* EXERCISE OBJECTIVE *
Below are some records; find each line that carries the word "unsigned" and copy it.

(Stored items)
%%

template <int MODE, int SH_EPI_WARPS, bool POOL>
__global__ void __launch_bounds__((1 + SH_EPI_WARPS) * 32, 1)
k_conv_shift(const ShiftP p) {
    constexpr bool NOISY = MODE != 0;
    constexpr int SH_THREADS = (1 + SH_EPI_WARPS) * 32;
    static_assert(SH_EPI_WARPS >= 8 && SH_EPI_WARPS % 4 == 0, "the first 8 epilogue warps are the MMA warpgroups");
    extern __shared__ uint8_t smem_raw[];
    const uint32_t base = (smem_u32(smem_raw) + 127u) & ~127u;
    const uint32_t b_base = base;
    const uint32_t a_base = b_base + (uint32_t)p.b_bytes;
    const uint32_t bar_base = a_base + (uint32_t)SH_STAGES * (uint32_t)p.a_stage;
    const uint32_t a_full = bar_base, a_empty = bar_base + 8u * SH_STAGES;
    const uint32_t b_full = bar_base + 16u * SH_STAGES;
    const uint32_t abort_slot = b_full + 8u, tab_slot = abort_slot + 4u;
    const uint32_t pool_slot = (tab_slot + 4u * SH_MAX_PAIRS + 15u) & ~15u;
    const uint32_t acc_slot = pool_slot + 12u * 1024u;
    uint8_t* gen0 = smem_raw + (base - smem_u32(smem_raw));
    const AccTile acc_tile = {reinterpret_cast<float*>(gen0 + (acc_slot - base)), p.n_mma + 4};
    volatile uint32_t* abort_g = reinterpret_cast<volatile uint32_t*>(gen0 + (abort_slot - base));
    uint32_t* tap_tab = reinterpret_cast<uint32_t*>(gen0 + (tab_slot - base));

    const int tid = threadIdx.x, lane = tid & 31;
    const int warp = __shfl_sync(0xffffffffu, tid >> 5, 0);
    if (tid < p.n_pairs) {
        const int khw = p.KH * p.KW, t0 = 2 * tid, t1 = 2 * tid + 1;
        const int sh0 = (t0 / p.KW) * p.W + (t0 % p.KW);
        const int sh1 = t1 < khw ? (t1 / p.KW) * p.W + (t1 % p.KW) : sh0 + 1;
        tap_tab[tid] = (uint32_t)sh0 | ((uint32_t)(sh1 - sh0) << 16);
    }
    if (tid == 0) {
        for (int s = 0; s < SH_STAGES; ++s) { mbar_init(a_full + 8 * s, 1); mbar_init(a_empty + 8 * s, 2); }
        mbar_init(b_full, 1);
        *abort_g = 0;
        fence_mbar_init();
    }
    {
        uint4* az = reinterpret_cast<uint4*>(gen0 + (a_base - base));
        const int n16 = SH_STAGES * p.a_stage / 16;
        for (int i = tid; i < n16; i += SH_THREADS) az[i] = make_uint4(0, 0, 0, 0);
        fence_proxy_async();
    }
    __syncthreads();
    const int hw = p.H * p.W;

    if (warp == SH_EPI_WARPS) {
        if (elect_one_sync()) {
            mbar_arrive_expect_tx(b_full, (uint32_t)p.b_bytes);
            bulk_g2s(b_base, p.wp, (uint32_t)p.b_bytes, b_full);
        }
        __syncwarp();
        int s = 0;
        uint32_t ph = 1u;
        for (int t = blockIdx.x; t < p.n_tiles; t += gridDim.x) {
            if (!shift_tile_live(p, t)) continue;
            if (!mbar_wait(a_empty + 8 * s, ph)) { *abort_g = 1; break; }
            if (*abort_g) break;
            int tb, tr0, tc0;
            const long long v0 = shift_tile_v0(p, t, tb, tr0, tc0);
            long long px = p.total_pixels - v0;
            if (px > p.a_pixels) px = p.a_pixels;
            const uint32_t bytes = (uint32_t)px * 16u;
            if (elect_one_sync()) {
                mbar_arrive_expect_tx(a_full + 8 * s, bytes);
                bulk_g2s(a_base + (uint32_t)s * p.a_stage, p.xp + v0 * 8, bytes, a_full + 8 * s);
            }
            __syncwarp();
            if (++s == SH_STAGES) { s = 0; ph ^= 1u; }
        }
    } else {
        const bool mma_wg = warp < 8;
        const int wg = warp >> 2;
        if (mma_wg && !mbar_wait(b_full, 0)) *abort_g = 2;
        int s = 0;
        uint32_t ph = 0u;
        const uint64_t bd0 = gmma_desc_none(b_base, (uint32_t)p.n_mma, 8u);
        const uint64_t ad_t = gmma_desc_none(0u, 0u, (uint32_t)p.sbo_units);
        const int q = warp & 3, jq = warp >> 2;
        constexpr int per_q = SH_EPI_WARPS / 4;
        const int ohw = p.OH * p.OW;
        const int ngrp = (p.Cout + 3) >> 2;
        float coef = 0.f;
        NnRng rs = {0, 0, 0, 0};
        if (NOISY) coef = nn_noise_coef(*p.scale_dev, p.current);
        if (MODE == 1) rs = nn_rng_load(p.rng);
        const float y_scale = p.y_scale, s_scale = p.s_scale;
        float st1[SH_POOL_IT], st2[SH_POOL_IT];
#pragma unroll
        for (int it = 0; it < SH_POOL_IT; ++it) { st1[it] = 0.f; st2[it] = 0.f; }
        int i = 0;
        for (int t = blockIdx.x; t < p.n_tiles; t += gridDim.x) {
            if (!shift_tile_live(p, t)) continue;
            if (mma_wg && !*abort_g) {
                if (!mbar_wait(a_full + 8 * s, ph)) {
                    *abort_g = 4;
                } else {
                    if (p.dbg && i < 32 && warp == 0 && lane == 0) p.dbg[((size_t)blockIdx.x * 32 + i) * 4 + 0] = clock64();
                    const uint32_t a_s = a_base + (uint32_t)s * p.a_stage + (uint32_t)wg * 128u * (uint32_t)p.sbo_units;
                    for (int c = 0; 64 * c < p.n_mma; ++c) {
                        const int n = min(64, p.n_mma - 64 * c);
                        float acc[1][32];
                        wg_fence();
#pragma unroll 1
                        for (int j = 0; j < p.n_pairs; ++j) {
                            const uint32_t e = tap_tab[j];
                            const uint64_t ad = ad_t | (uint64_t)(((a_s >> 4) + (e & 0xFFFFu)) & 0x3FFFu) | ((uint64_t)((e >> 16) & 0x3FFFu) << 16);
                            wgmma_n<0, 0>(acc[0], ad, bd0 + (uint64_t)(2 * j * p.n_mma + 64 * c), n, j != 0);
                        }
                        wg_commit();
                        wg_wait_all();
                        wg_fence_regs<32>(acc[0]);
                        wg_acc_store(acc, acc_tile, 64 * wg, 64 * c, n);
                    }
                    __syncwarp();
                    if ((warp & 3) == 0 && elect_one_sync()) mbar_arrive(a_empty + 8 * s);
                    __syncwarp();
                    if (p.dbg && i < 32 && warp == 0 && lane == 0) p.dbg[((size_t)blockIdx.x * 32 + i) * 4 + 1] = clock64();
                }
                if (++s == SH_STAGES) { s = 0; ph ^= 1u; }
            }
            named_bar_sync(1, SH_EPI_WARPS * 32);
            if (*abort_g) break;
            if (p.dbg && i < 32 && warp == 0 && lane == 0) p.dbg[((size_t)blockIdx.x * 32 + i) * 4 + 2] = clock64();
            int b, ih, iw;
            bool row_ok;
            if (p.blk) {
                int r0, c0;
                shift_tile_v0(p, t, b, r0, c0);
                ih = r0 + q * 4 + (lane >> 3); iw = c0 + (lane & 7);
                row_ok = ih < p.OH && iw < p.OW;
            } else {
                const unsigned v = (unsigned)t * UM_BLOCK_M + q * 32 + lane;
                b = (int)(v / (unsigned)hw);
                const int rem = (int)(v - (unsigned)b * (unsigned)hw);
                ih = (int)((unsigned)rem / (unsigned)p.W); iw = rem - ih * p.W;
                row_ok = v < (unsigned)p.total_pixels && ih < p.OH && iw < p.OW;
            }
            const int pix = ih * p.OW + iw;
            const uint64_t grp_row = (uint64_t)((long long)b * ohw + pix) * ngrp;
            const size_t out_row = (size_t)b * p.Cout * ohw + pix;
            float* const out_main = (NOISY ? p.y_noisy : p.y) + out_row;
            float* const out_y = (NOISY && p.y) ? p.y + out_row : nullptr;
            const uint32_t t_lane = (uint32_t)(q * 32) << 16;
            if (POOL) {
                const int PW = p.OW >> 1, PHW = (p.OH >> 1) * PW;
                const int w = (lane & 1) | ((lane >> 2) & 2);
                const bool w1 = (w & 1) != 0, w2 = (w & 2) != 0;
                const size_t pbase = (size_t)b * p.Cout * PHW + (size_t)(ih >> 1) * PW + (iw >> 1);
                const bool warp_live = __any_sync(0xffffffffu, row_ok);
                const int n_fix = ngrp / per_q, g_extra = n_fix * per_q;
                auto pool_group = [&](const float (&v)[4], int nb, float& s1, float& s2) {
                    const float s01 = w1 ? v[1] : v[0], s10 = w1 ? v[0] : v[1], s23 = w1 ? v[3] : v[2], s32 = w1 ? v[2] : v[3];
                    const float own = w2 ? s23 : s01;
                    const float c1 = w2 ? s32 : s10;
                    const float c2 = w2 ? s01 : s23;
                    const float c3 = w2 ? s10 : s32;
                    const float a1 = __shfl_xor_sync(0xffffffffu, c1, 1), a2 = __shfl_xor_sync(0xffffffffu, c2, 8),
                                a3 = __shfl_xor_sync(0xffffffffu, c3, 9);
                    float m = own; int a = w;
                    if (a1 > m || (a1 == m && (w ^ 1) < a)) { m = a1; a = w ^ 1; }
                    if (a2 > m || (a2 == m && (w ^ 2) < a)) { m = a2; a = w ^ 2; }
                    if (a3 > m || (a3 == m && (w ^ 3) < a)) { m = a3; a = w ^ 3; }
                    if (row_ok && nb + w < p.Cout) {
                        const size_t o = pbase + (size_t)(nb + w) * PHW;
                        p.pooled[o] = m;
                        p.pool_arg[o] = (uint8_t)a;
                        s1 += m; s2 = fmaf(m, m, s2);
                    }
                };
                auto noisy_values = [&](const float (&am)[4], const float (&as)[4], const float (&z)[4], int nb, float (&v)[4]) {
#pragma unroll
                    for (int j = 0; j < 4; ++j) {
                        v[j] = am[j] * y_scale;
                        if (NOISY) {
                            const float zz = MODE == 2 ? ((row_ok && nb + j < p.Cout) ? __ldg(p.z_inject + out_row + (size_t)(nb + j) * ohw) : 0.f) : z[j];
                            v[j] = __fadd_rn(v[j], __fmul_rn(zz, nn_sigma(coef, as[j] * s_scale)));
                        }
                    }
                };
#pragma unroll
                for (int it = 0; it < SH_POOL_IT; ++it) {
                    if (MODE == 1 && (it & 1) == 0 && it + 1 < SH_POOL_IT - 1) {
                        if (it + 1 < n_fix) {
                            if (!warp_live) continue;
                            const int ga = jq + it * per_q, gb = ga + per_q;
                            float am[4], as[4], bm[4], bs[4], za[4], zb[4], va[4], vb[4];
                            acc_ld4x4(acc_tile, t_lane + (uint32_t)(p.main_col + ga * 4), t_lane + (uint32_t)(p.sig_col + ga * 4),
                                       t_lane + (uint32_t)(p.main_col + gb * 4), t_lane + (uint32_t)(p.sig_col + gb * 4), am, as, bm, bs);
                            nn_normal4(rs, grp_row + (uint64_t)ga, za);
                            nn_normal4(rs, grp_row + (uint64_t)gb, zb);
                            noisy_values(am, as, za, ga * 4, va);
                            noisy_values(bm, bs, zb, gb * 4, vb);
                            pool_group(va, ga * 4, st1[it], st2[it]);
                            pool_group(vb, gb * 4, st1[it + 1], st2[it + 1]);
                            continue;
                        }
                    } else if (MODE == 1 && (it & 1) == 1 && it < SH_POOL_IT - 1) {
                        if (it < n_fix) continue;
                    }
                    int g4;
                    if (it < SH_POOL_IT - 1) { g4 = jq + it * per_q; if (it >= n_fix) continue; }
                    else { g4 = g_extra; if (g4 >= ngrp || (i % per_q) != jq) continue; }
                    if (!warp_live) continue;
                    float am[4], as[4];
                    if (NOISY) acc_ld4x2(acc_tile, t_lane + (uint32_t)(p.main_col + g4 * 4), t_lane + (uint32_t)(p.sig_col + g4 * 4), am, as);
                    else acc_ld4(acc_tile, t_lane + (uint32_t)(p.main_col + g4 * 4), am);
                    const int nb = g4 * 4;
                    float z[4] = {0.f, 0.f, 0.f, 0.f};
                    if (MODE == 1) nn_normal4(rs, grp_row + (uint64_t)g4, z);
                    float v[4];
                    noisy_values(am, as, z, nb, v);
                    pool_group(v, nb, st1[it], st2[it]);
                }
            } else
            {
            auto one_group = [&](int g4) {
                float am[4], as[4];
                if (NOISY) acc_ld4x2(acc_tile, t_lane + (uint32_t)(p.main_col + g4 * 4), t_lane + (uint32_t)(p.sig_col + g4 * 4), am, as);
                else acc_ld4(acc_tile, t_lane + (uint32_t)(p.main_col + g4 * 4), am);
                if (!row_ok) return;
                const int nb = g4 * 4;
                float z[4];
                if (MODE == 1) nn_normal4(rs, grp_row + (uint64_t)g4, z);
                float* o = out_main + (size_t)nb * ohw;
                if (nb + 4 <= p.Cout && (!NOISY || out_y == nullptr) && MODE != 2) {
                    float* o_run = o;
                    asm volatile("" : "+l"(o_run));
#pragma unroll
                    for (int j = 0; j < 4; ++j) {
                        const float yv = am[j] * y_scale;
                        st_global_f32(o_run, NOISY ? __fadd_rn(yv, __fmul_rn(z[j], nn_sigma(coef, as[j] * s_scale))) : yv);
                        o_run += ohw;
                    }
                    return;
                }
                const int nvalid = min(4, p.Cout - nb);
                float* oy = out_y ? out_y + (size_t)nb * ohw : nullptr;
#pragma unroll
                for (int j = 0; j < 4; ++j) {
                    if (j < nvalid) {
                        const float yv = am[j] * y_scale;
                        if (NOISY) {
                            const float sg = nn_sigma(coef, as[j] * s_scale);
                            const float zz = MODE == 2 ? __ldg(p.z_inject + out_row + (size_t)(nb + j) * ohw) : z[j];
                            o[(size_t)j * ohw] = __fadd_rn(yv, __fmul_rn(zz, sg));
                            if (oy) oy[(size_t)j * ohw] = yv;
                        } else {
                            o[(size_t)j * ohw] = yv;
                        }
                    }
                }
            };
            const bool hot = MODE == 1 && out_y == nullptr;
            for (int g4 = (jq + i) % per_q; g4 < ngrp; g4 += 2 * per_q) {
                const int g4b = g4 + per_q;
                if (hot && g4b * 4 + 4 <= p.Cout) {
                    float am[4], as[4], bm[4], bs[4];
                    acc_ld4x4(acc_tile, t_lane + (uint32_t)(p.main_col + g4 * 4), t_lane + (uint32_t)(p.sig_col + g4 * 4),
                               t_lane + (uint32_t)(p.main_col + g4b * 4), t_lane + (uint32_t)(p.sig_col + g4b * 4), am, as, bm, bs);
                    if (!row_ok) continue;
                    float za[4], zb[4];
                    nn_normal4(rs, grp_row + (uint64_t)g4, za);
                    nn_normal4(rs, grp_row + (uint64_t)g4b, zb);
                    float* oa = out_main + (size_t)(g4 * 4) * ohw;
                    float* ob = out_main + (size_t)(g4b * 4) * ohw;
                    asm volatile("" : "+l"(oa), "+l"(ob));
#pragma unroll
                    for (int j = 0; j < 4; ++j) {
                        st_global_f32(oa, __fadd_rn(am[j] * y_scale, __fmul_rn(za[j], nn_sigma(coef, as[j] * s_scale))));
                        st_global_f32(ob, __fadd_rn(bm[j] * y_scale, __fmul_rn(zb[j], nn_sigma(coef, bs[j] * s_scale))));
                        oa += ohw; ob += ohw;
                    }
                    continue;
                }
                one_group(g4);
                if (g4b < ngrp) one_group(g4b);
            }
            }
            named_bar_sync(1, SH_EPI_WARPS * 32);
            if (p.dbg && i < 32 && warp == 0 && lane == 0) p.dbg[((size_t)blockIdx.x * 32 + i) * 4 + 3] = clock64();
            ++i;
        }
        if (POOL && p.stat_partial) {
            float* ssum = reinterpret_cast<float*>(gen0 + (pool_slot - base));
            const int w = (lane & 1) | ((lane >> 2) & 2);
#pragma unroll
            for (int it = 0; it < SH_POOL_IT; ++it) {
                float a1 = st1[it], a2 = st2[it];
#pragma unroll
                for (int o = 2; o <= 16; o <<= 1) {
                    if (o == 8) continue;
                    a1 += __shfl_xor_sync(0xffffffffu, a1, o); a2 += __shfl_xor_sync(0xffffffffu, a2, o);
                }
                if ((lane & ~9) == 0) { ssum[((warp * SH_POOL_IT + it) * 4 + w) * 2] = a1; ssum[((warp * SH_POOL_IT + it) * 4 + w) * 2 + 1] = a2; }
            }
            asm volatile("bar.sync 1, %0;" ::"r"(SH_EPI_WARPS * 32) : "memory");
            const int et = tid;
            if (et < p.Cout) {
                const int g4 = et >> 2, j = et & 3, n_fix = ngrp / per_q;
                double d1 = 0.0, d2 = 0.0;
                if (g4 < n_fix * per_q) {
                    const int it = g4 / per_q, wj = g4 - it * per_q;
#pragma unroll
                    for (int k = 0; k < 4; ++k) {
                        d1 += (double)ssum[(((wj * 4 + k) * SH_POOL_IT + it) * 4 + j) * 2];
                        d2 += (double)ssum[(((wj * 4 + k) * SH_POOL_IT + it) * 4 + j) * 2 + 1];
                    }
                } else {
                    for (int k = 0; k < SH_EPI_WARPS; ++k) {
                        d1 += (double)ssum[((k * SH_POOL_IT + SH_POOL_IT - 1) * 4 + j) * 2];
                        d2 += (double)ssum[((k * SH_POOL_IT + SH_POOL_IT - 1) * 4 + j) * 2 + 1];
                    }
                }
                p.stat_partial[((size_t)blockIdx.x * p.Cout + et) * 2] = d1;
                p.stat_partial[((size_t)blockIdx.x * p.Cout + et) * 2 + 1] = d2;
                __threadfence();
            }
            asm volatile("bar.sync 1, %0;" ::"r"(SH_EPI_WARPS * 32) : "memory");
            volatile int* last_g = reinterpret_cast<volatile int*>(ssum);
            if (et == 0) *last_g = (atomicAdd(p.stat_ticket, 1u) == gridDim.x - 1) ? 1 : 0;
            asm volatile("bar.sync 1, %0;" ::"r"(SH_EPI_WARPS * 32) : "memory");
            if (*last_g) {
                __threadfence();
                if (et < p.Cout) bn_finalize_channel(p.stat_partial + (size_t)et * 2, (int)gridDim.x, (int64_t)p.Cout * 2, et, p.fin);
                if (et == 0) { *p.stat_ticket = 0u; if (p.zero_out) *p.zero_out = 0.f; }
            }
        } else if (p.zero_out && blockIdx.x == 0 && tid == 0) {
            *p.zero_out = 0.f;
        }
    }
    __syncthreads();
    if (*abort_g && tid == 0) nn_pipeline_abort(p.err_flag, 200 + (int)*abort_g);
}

%%

* TASK RESPONSE *
                const unsigned v = (unsigned)t * UM_BLOCK_M + q * 32 + lane;
                b = (int)(v / (unsigned)hw);
                const int rem = (int)(v - (unsigned)b * (unsigned)hw);
                ih = (int)((unsigned)rem / (unsigned)p.W); iw = rem - ih * p.W;
                row_ok = v < (unsigned)p.total_pixels && ih < p.OH && iw < p.OW;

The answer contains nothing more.